The splines of the Serrated Splined Shaft are also used for other purposes. They can be used to transmit torque to another device. They also act as an anti-rotational device and function as a linear guide. Both the design and the type of splines determine the function of the Splined Shaft. In the automobile industry, they are used in vehicles, aerospace, earth-moving machinery, and many other industries.
Ball splines
The invention relates to a ball-spinned shaft. The shaft comprises a plurality of balls that are arranged in a series and are operatively coupled to a load path section. The balls are capable of rolling endlessly along the path. This invention also relates to a ball bearing. Here, a ball bearing is 1 of the many types of gears. The following discussion describes the features of a ball bearing.

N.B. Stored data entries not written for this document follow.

struct Tri32 { uint32_t n, h; int32_t last; };
__device__ __forceinline__ Tri32 tri32_block_incl(Tri32 v, uint32_t (*lds)[16], Tri32 *total) {
    const int w = threadIdx.x >> 6, l = lane_id(), nw = (blockDim.x + 63) >> 6;
#pragma unroll
    for (int d = 1; d < 64; d <<= 1) {
        const uint32_t a = __shfl_up(v.n, d, 64), b = __shfl_up(v.h, d, 64);
        const int32_t c = __shfl_up(v.last, d, 64);
        if (l >= d) { v.n += a; v.h += b; v.last = c > v.last ? c : v.last; }
    }
    __syncthreads();
    if (l == 63) { lds[0][w] = v.n; lds[1][w] = v.h; lds[2][w] = (uint32_t)v.last; }
    __syncthreads();
    Tri32 base{0, 0, -1}, tot{0, 0, -1};
    for (int i = 0; i < nw; ++i) {
        const uint32_t a = lds[0][i], b = lds[1][i];
        const int32_t c = (int32_t)lds[2][i];
        if (i < w) { base.n += a; base.h += b; base.last = c > base.last ? c : base.last; }
        tot.n += a; tot.h += b; tot.last = c > tot.last ? c : tot.last;
    }
    *total = tot;
    return Tri32{base.n + v.n, base.h + v.h, base.last > v.last ? base.last : v.last};
}

template <int CG>
__global__ __launch_bounds__(CG) void k_gran_prefix(const GranPk *__restrict__ go, int64_t ngran, int64_t gbase,
                                                            const ChunkTot *__restrict__ ct, Totals *__restrict__ tot,
                                                            int64_t *__restrict__ nl_prefix, int64_t *__restrict__ hdr_prefix,
                                                            int64_t *__restrict__ prevnl) {
    __shared__ Tri lds[CG / 64];
    __shared__ uint32_t lds32[3][16];
    Tri b{0, 0, -1};
    for (int64_t c = threadIdx.x; c < (int64_t)blockIdx.x; c += CG) { const ChunkTot t = ct[c]; b = tri_join(b, Tri{t.n, t.h, t.last}); }
    Tri base{0, 0, -1};
    if (blockIdx.x) tri_block_incl(b, lds, &base);
    const int64_t g = (int64_t)blockIdx.x * CG + threadIdx.x;
    Tri32 v{0, 0, -1};
    if (g < ngran) {
        const GranOut o = gran_unpack(go[g]);
        v = Tri32{o.n, o.h, o.n ? (int32_t)(threadIdx.x * GRAN + o.last) : -1};
    }
    Tri32 total;
    const Tri32 inc = tri32_block_incl(v, lds32, &total);
    const int64_t cstart = gbase + (int64_t)blockIdx.x * CG * GRAN;
    if (g < ngran) {
        nl_prefix[g] = base.n + (inc.n - v.n);
        hdr_prefix[g] = base.h + (inc.h - v.h);
        int32_t pm = __shfl_up(inc.last, 1, 64);
        if (lane_id() == 0) { pm = -1; for (int i = 0; i < (int)(threadIdx.x >> 6); ++i) { const int32_t c = (int32_t)lds32[2][i]; pm = c > pm ? c : pm; } }
        prevnl[g] = pm >= 0 ? cstart + pm : base.last;
    }
    if (blockIdx.x == gridDim.x - 1 && threadIdx.x == 0) {
        const int64_t tn = base.n + total.n, th = base.h + total.h, tl = total.last >= 0 ? cstart + total.last : base.last;
        nl_prefix[ngran] = tn; hdr_prefix[ngran] = th; prevnl[ngran] = tl;
        tot->n_nl = tn; tot->n_hdr = th; tot->last_nl = tl;
    }
}

struct ScanCtx {
    const uint8_t *data; int64_t n, gbase, ngran;
    const GranPk *go;
    const int64_t *nl_prefix, *hdr_prefix, *prevnl;
};

__device__ __forceinline__ int64_t next_nl(const ScanCtx &c, int64_t x) {
    const int64_t y = x + 1 - c.gbase;
    if (y > c.n) return -1;
    const int64_t g = y / GRAN;
    if (g < c.ngran) {
        const GranOut o = gran_unpack(c.go[g]);
        const int64_t gs = g * (int64_t)GRAN;
        if (o.n && gs + o.last >= y) {
            if (gs + o.first >= y) return c.gbase + gs + o.first;
            for (int64_t p = y & ~(int64_t)(CHUNK - 1); p < gs + GRAN; p += CHUNK) {
                const uint4 v = load16(c.data, p, c.n);
                uint32_t m = eq_mask16(v, 0x0A0A0A0Au);
                if (p < y) m &= 0xFFFFu << (y - p);
                if (m) return c.gbase + p + (__ffs(m) - 1);
                if (p + CHUNK > c.n) break;
            }
            return c.gbase + gs + o.last;
        }
    }
    const int64_t key = c.gbase + (g + 1) * (int64_t)GRAN;
    int64_t lo = g + 1, hi = c.ngran;
    if (lo >= hi || c.prevnl[c.ngran] < key) return -1;
    while (lo < hi) { const int64_t mid = (lo + hi) >> 1; if (c.prevnl[mid + 1] >= key) hi = mid; else lo = mid + 1; }
    return c.gbase + lo * (int64_t)GRAN + (c.go[lo].fl & 0xFFFFu);
// ... 281 lines not shown
            if (mism) atomicAdd(&rv.bad[r], mism);
            return;
        }
    }
    irr.g[atomicAdd(irr.count, 1u)] = (uint32_t)g;
}

__global__ __launch_bounds__(BLOCK) void k_gran_exact(ScanCtx x, RecView rv, int64_t cap, GranList irr, int is_last, int prev_byte) {
    const int lane = lane_id();
    const int64_t wave = ((int64_t)blockIdx.x * blockDim.x + threadIdx.x) >> 6;
    const int64_t nwaves = ((int64_t)gridDim.x * blockDim.x) >> 6;
    const int64_t cnt = *irr.count;
    int64_t i = wave, g = i < cnt ? irr.g[i] : 0;
    uint4 v[GR_ROWS];
    if (i < cnt) {
#pragma unroll
        for (int j = 0; j < GR_ROWS; ++j) v[j] = load16(x.data, g * (int64_t)GRAN + j * 1024 + lane * CHUNK, x.n);
    }
    for (; i < cnt; i += nwaves) {
        const int64_t gc = g, hb = x.hdr_prefix[gc];
        int64_t he = x.hdr_prefix[gc + 1];
        if (he > cap) he = cap;
        ExactMasks mk;
        exact_masks(x, v, is_last, prev_byte, gc, he > hb, mk);
        if (i + nwaves < cnt) {
            g = irr.g[i + nwaves];
#pragma unroll
            for (int j = 0; j < GR_ROWS; ++j) v[j] = load16(x.data, g * (int64_t)GRAN + j * 1024 + lane * CHUNK, x.n);
        }
        exact_rows(x, rv, cap, gc, hb, mk);
    }
}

A ball-splined shaft assembly comprises a shaft with at least 1 ball-spline groove and a plurality of circumferential step grooves. The shaft is held in a first holding means that extends longitudinally and is rotatably held by a second holding means. Both the shaft and the first holding means are driven relative to 1 another by a first driving means. It is possible to manufacture a ball-splined shaft in a variety of ways.

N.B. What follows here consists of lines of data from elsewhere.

# pszenher/Distributional_RL_Decision_and_Control

Measured on AMD Instinct MI355X. Metric: env-steps/sec/GPU @4096 envs; IQN learn-steps/sec at 1/2/4/8 GPUs, higher is better.
Workload: dtype f64-env/bf16-learner; 1 GPU; BASELINE config 2: 4096 envs x 5 robots, 4 buoys, 55m map; fused rollout + AC-IQN learn (B=4096, N=N'=32) per step; envs_per_gpu=4096, robots=5, obstacles=4, global_batch=4096, num_tau=32, parallelism=dp1, hip_graphs=True, dp_rehearsal=False, unroll=2, chained=True, fused_reset=True, env_groups=0, target_after_env=False, push_after_actor=True, target_in_fused=True

## Files before the change

distributional_rl_decision_and_control_amd/_abi.py:

```python
import ctypes as C
import os

import numpy as np

HERE = os.path.dirname(os.path.abspath(__file__))
LIB_PATH = os.environ.get("ASVRL_LIB", os.path.join(HERE, "lib", "libasvrl.so"))
LIB_PATH_F32 = os.path.join(HERE, "lib", "libasvrl_f32.so")
OPERANDS = {"bf16": (LIB_PATH, 2), "f32": (LIB_PATH_F32, 4)}
ABI_VERSION = 29

SELF_DIM, OBJ_DIM, MAX_OBJ = 7, 5, 5
OBS_DIM = 40
TR_DIM = 88
PER_DIM = 48

F_X, F_Y, F_THETA, F_VR0, F_VR1, F_VR2, F_V0, F_V1, F_V2, F_TL, F_TR, F_LP, F_RP, F_GX, F_GY, F_PHI, F_RET = range(17)
NUM_FIELDS = 17

FLAG_DEACTIVATED, FLAG_COLLISION, FLAG_REACH_GOAL, FLAG_COLREGS = 1, 2, 4, 8

INFO_NORMAL, INFO_TOO_LONG, INFO_COLLISION, INFO_REACH_GOAL, INFO_DEACT_COLLISION, INFO_DEACT_GOAL = range(6)
INFO_ABSENT = 255
INFO_STRINGS = {
    INFO_NORMAL: "normal",
# ... 25 lines not shown
    _fields_ = [("n_envs", C.c_int32), ("max_robots", C.c_int32), ("max_obs", C.c_int32), ("max_cores", C.c_int32),
                ("rs", C.c_void_p), ("rflags", C.c_void_p), ("n_robots", C.c_void_p), ("n_obs", C.c_void_p),
                ("n_cores", C.c_void_p), ("ep_ts", C.c_void_p), ("obstacles", C.c_void_p), ("cores", C.c_void_p),
                ("robot_params", C.c_void_p)]


class AsvStepCtl(C.Structure):
    _fields_ = [("is_continuous", C.c_int32), ("do_dynamics", C.c_int32), ("trainer_deactivate", C.c_int32),
                ("noise_mode", C.c_int32), ("seed", C.c_uint64), ("counter", C.c_uint64),
                ("counter_dev", C.c_void_p), ("gamma", C.c_double), ("env_mask", C.c_void_p)]


class AsvStepOut(C.Structure):
    _fields_ = [("obs", C.c_void_p), ("obs64", C.c_void_p), ("obj_cnt", C.c_void_p), ("reward", C.c_void_p),
                ("done", C.c_void_p), ("info", C.c_void_p), ("env_done", C.c_void_p), ("stats", C.c_void_p)]


class AsvResetCfg(C.Structure):
    _fields_ = [("num_robots", C.c_int32), ("num_obs", C.c_int32), ("num_cores", C.c_int32), ("_pad0", C.c_int32),
                ("min_start_goal_dis", C.c_double), ("width", C.c_double), ("height", C.c_double),
                ("clear_r", C.c_double), ("obs_r_lo", C.c_double), ("obs_r_hi", C.c_double), ("v_lo", C.c_double),
                ("v_hi", C.c_double), ("v_rel_max", C.c_double), ("p_rel", C.c_double)]


class AsvEnvLaunch(C.Structure):
    _fields_ = [("layout", C.c_int32), ("block", C.c_int32), ("envs_per_block", C.c_int32), ("max_groups", C.c_int32)]


ENV_LAYOUT_AUTO, ENV_LAYOUT_PAIRS, ENV_LAYOUT_SWEEP = 0, 1, 2


class AsvRollout(C.Structure):
    _fields_ = [("n_steps", C.c_int32), ("hold_done", C.c_int32)] + \
               [(n, C.c_void_p) for n in ("actions", "noise", "reward", "done", "info", "env_done", "obs", "obj_cnt",
                                          "rs", "steps_run")]


class AsvCriticWeights(C.Structure):
    _fields_ = [(n, C.c_void_p) for n in ("wc_frag", "w1_frag", "w2_frag", "w2t_frag", "w1t_frag", "bc", "b1", "b2",
                                          "wo", "bo", "self_w", "self_b", "obj_w", "obj_b", "ae_w", "ae_b")]


class AsvCriticActs(C.Structure):
    _fields_ = [(n, C.c_void_p) for n in ("cos", "h0", "dzc", "h1g", "dz1", "h2", "dz2", "dq", "wout_part")]


class AsvCriticParts(C.Structure):
    _fields_ = [(n, C.c_void_p) for n in ("cos_emb", "hidden", "hidden2", "out", "enc", "aenc")]


_VP, _I32, _I64, _U64, _F, _D = C.c_void_p, C.c_int32, C.c_int64, C.c_uint64, C.c_float, C.c_double
_SCHEDULE = [("step_dev", _VP), ("eps_steps_per_count", _D), ("eps_total", _D), ("eps_fraction", _D),
             ("eps_initial", _D), ("eps_final", _D), ("seed", _U64)]


def fill_schedule(s, step_dev, eps, seed):
    s.step_dev = step_dev.data_ptr() if step_dev is not None else None
    s.eps_steps_per_count, s.eps_total, s.eps_fraction, s.eps_initial, s.eps_final = (float(v) for v in eps)
    s.seed = int(seed) & 0xFFFFFFFFFFFFFFFF


class AsvCriticIO(C.Structure):
    _fields_ = [("F", _VP), ("G", _VP), ("obs", _VP), ("ld_obs", _I64), ("act", _VP), ("ld_act", _I64), ("xb", _VP),
                ("taus", _VP), ("B", _I32), ("N", _I32), ("Np", _I32), ("kappa", C.c_float),
                ("q_targets", _VP), ("q_next", _VP), ("rewards", _VP), ("dones", _VP), ("ld_rd", _I64),
                ("gamma", C.c_float), ("dq", C.c_float), ("q", _VP), ("row_loss", _VP), ("dF", _VP), ("dG", _VP),
                ("dzF", _VP), ("dzG", _VP), ("w_ae", _VP), ("dA", _VP), ("tile_loss", _VP),
                ("loss_scale", C.c_float)]


IQN_MAX_ACTIONS = 32


class AsvIqnHead(C.Structure):
    _fields_ = [("wo_frag", _VP), ("wo", _VP), ("bo", _VP), ("n_actions", _I32)]


class AsvIqnIO(C.Structure):
    _fields_ = [("F", _VP), ("obs", _VP), ("ld_obs", _I64), ("xb", _VP), ("taus", _VP), ("B", _I32), ("N", _I32),
                ("Np", _I32), ("kappa", C.c_float), ("q_next", _VP), ("actions", _VP), ("rewards", _VP),
                ("dones", _VP), ("ld_rd", _I64),
                ("gamma", C.c_float), ("q", _VP), ("row_loss", _VP), ("dzF", _VP), ("dz_out", _VP),
                ("tile_loss", _VP), ("loss_scale", C.c_float), ("act_out", _VP), ("ld_act", _I64)] + _SCHEDULE


class AsvIqnActEx(C.Structure):
    _fields_ = [("cvar", C.c_float), ("robots_per_env", _I32), ("step_add", _I64), ("act_pair", _VP),
                ("rec_row", _VP), ("env_mask", _VP), ("qmean_out", _VP), ("ld_q", _I64)]


class AsvIqnPolicy(C.Structure):
    _fields_ = [("w", AsvCriticWeights), ("head", AsvIqnHead), ("obs_in", _VP)] + _SCHEDULE + \
               [("actions", _VP), ("cvar", C.c_float), ("_pad0", _I32)]


MAX_SUM_SEGS = 24


SUM_PLAIN, SUM_FOLD_ENCODERS = 0, 1


MAX_WGRAD_SEGS = 24
MAX_PACK_SEGS = 16


class AsvPackSeg(C.Structure):
    _fields_ = [("flat_off", _I64), ("image", _VP), ("rows", _I32), ("cols", _I32), ("K", _I32), ("chained", _I32),
                ("transposed", _I32), ("f32", _I32), ("row0", _I32), ("col0", _I32), ("nrep", _I32),
                ("rep_row", _I32), ("rep_col", _I32), ("reserved", _I32)]
WGRAD_MFMA, WGRAD_VEC, WGRAD_SMALL = 0, 1, 2


class AsvWgradSeg(C.Structure):
    _fields_ = [("dz", _VP), ("ldz", _I64), ("x", _VP), ("ldx", _I64), ("R", _I32), ("M", _I32), ("K", _I32),
                ("kind", _I32), ("partial", _VP), ("partial_floats", _I64)]


class AsvActorGradIO(C.Structure):
    _fields_ = [(n, _VP) for n in ("xb", "h0", "h1", "h2", "dout", "dz2", "dz1", "dz0")] + \
               [("B", _I32), ("n_loss", _I32)] + \
               [(n, _VP) for n in ("tile_loss", "loss_out", "w1_grad", "b1_grad", "w2_grad", "b2_grad", "wo_grad",
                                   "bo_grad", "enc_grad", "norm_parts", "step", "work")] + \
               [("work_floats", _I64), ("counters", _VP)]


class AsvPartialSum(C.Structure):
    _fields_ = [("partial", _VP), ("dw", _VP), ("db", _VP), ("groups", _I32), ("nw", _I32), ("nb", _I32),
                ("accumulate", _I32), ("stride", _I32), ("boff", _I32), ("mode", _I32), ("norm", _I32)]


class AsvMlpSrc(C.Structure):
    _fields_ = [(n, _VP) for n in ("self_w", "self_b", "obj_w", "obj_b", "w1", "w2", "ae_w")]


class AsvMlpWeights(C.Structure):
    _fields_ = [(n, _VP) for n in ("enc_frag", "b_enc", "w1_frag", "w2_frag", "w2t_frag", "w1t_frag", "b1", "b2",
                                   "wout", "bout", "ae_frag", "b_ae")] + [("out_scale", C.c_float)]


class AsvMlpIO(C.Structure):
    _fields_ = [("x", _VP), ("ldx", _I64), ("act", _VP), ("lda", _I64), ("n", _I32), ("F", _VP), ("G", _VP),
                ("xb", _VP), ("a_out", _VP), ("ld_aout", _I64), ("a_out64", _VP), ("pre", _VP), ("h0", _VP),
                ("h1", _VP), ("h2", _VP), ("dA", _VP), ("dout", _VP), ("dz2", _VP), ("dz1", _VP), ("dz0", _VP)] + \
        _SCHEDULE


class AsvPolicy(C.Structure):
    _fields_ = [("w", AsvMlpWeights), ("obs_in", _VP)] + _SCHEDULE + [("actions", _VP)]


class AsvAutoReset(C.Structure):
    _fields_ = [("cfg", AsvResetCfg), ("reset_counter", _U64), ("obs_counter", _U64), ("obs_in", _VP),
                ("obs_prev", _VP), ("pushed", _VP), ("resets", _VP)]


class AsvEvalMetrics(C.Structure):
    _fields_ = [("n_steps", _I32), ("n_envs", _I32), ("max_robots", _I32), ("episode_limit", _I32), ("gamma", _D)] + \
               [(n, _VP) for n in ("reward", "info", "rs", "steps_run", "n_robots", "dt", "N", "pc", "length", "ended",
                                   "alive", "deact", "outcome", "ret", "time", "energy")]


HISTORY_ROW_TILE, HISTORY_STEP_TILE = 32, 16
TRAJ_DIM, HISTORY_OBS_DIM = 13, 32
TRAJ_FIELDS = (F_X, F_Y, F_THETA, F_VR0, F_VR1, F_VR2, F_V0, F_V1, F_V2, F_LP, F_RP, F_TL, F_TR)
HISTORY_ARRAYS = ("info", "length", "n_robots", "counts", "offsets", "rs0", "rs", "actions", "obs0", "obs", "cnt0",
                  "obj_cnt", "traj", "act", "obs_out", "cnt_out")


class AsvEvalHistory(C.Structure):
    _fields_ = [("n_steps", _I32), ("n_envs", _I32), ("max_robots", _I32), ("act_steps", _I32)] + \
               [(n, _VP) for n in HISTORY_ARRAYS] + [("traj_rows", _I64), ("act_rows", _I64), ("obs_rows", _I64)]


class AsvNoiseStreams(C.Structure):
    _fields_ = [("n_envs", _I32), ("max_robots", _I32), ("max_obs", _I32), ("_pad0", _I32)] + \
               [(n, _VP) for n in ("n_robots", "n_obs", "rflags", "env_mask", "robot_params", "key", "pos", "has_gauss",
                                   "gauss", "noise_out", "draws_n", "draws_sum", "draws_sq")]


RS_KEY_WORDS = 624


DQN_MAX_ACTIONS = 32


class AsvDqnWeights(C.Structure):
    _fields_ = [("trunk", AsvMlpWeights), ("head_frag", _VP), ("n_actions", _I32), ("_pad0", _I32)]


class AsvDqnActIO(C.Structure):
    _fields_ = [("x", _VP), ("ldx", _I64), ("n", _I32), ("_pad0", _I32), ("act_out", _VP), ("ld_act", _I64),
                ("q_out", _VP)] + _SCHEDULE


class AsvDqnPolicy(C.Structure):
    _fields_ = [("w", AsvDqnWeights), ("obs_in", _VP)] + _SCHEDULE + [("actions", _VP)]


DQN_GRAD_ARRAYS = ("xb", "h0", "h1", "h2", "q_sel", "q_next", "dz_out", "dz2", "dz1", "dz0", "tile_loss")


class AsvDqnGradIO(C.Structure):
    _fields_ = [("rows", _VP), ("ld_rows", _I64), ("B", _I32), ("gamma", _F)] + [(n, _VP) for n in DQN_GRAD_ARRAYS]


class AsvDdpgWeights(C.Structure):
    _fields_ = [("trunk", AsvMlpWeights), ("wae", _VP), ("bae", _VP)]


DDPG_GRAD_ARRAYS = ("xb", "h0", "h1", "p", "h2", "q", "q_next", "dq", "dz2", "dz1", "dzG", "dz0", "tile_loss")


class AsvDdpgGradIO(C.Structure):
    _fields_ = [("rows", _VP), ("ld_rows", _I64), ("B", _I32), ("gamma", _F), ("na", _VP), ("ld_na", _I64)] + \
               [(n, _VP) for n in DDPG_GRAD_ARRAYS]
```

A ball-splined shaft features a nut with recirculating balls. The ball-splined nut rides in these grooves to provide linear motion while preventing rotation. A splined shaft with a nut that has recirculating balls can also provide rotary motion. A ball splined shaft also has higher load capacities than a ball bushing. For these reasons, ball splines are an excellent choice for many applications.
In this invention, a pair of ball-spinned shafts are housed in a box under a carrier device 40. Each of the 2 shafts extends along a longitudinal line of arm 50. One end of each shaft is supported rotatably by a slide block 56. The slide block also has a support arm 58 that supports the center arm 50 in a cantilever fashion.
Sector no-go gage
A no-go gauge is a tool that checks the splined shaft for oversize. It is an effective way to determine the oversize condition of a splined shaft without removing the shaft. It measures external splines and serrations. The no-go gage is available in sizes ranging from 19mm to 130mm with a 25mm profile length.
The sector no-go gage has 2 groups of diametrally opposed teeth. The space between them is manufactured to a maximum space width and the tooth thickness must be within a predetermined tolerance. This gage would be out of tolerance if the splines were measured with a pin. The dimensions of this splined shaft can be found in the respective ANSI or DIN standards.
The go-no-go gage is useful for final inspection of thread pitch diameter. It is also useful for splined shafts and threaded nuts. The thread of a screw must match the contour of the go-no-go gage head to avoid a no-go condition. There is no substitute for a quality machine. It is an essential tool for any splined shaft and fastener manufacturer.
The NO-GO gage can detect changes in tooth thickness. It can be calibrated under ISO17025 standards and has many advantages over a non-go gage. It also gives a visual reference of the thickness of a splined shaft. When the teeth match, the shaft is considered ready for installation. It is a critical process. In some cases, it is impossible to determine the precise length of the shaft spline.
The 45-degree pressure angle is most commonly used for axles and torque-delivering members. This pressure angle is the most economical in terms of tool life, but the splines will not roll neatly like a 30 degree angle. The 45-degree spline is more likely to fall off larger than the other two. Oftentimes, it will also have a crowned look. The 37.5 degree pressure angle is a compromise between the other 2 pressure angles. It is often used when the splined shaft material is harder than usual.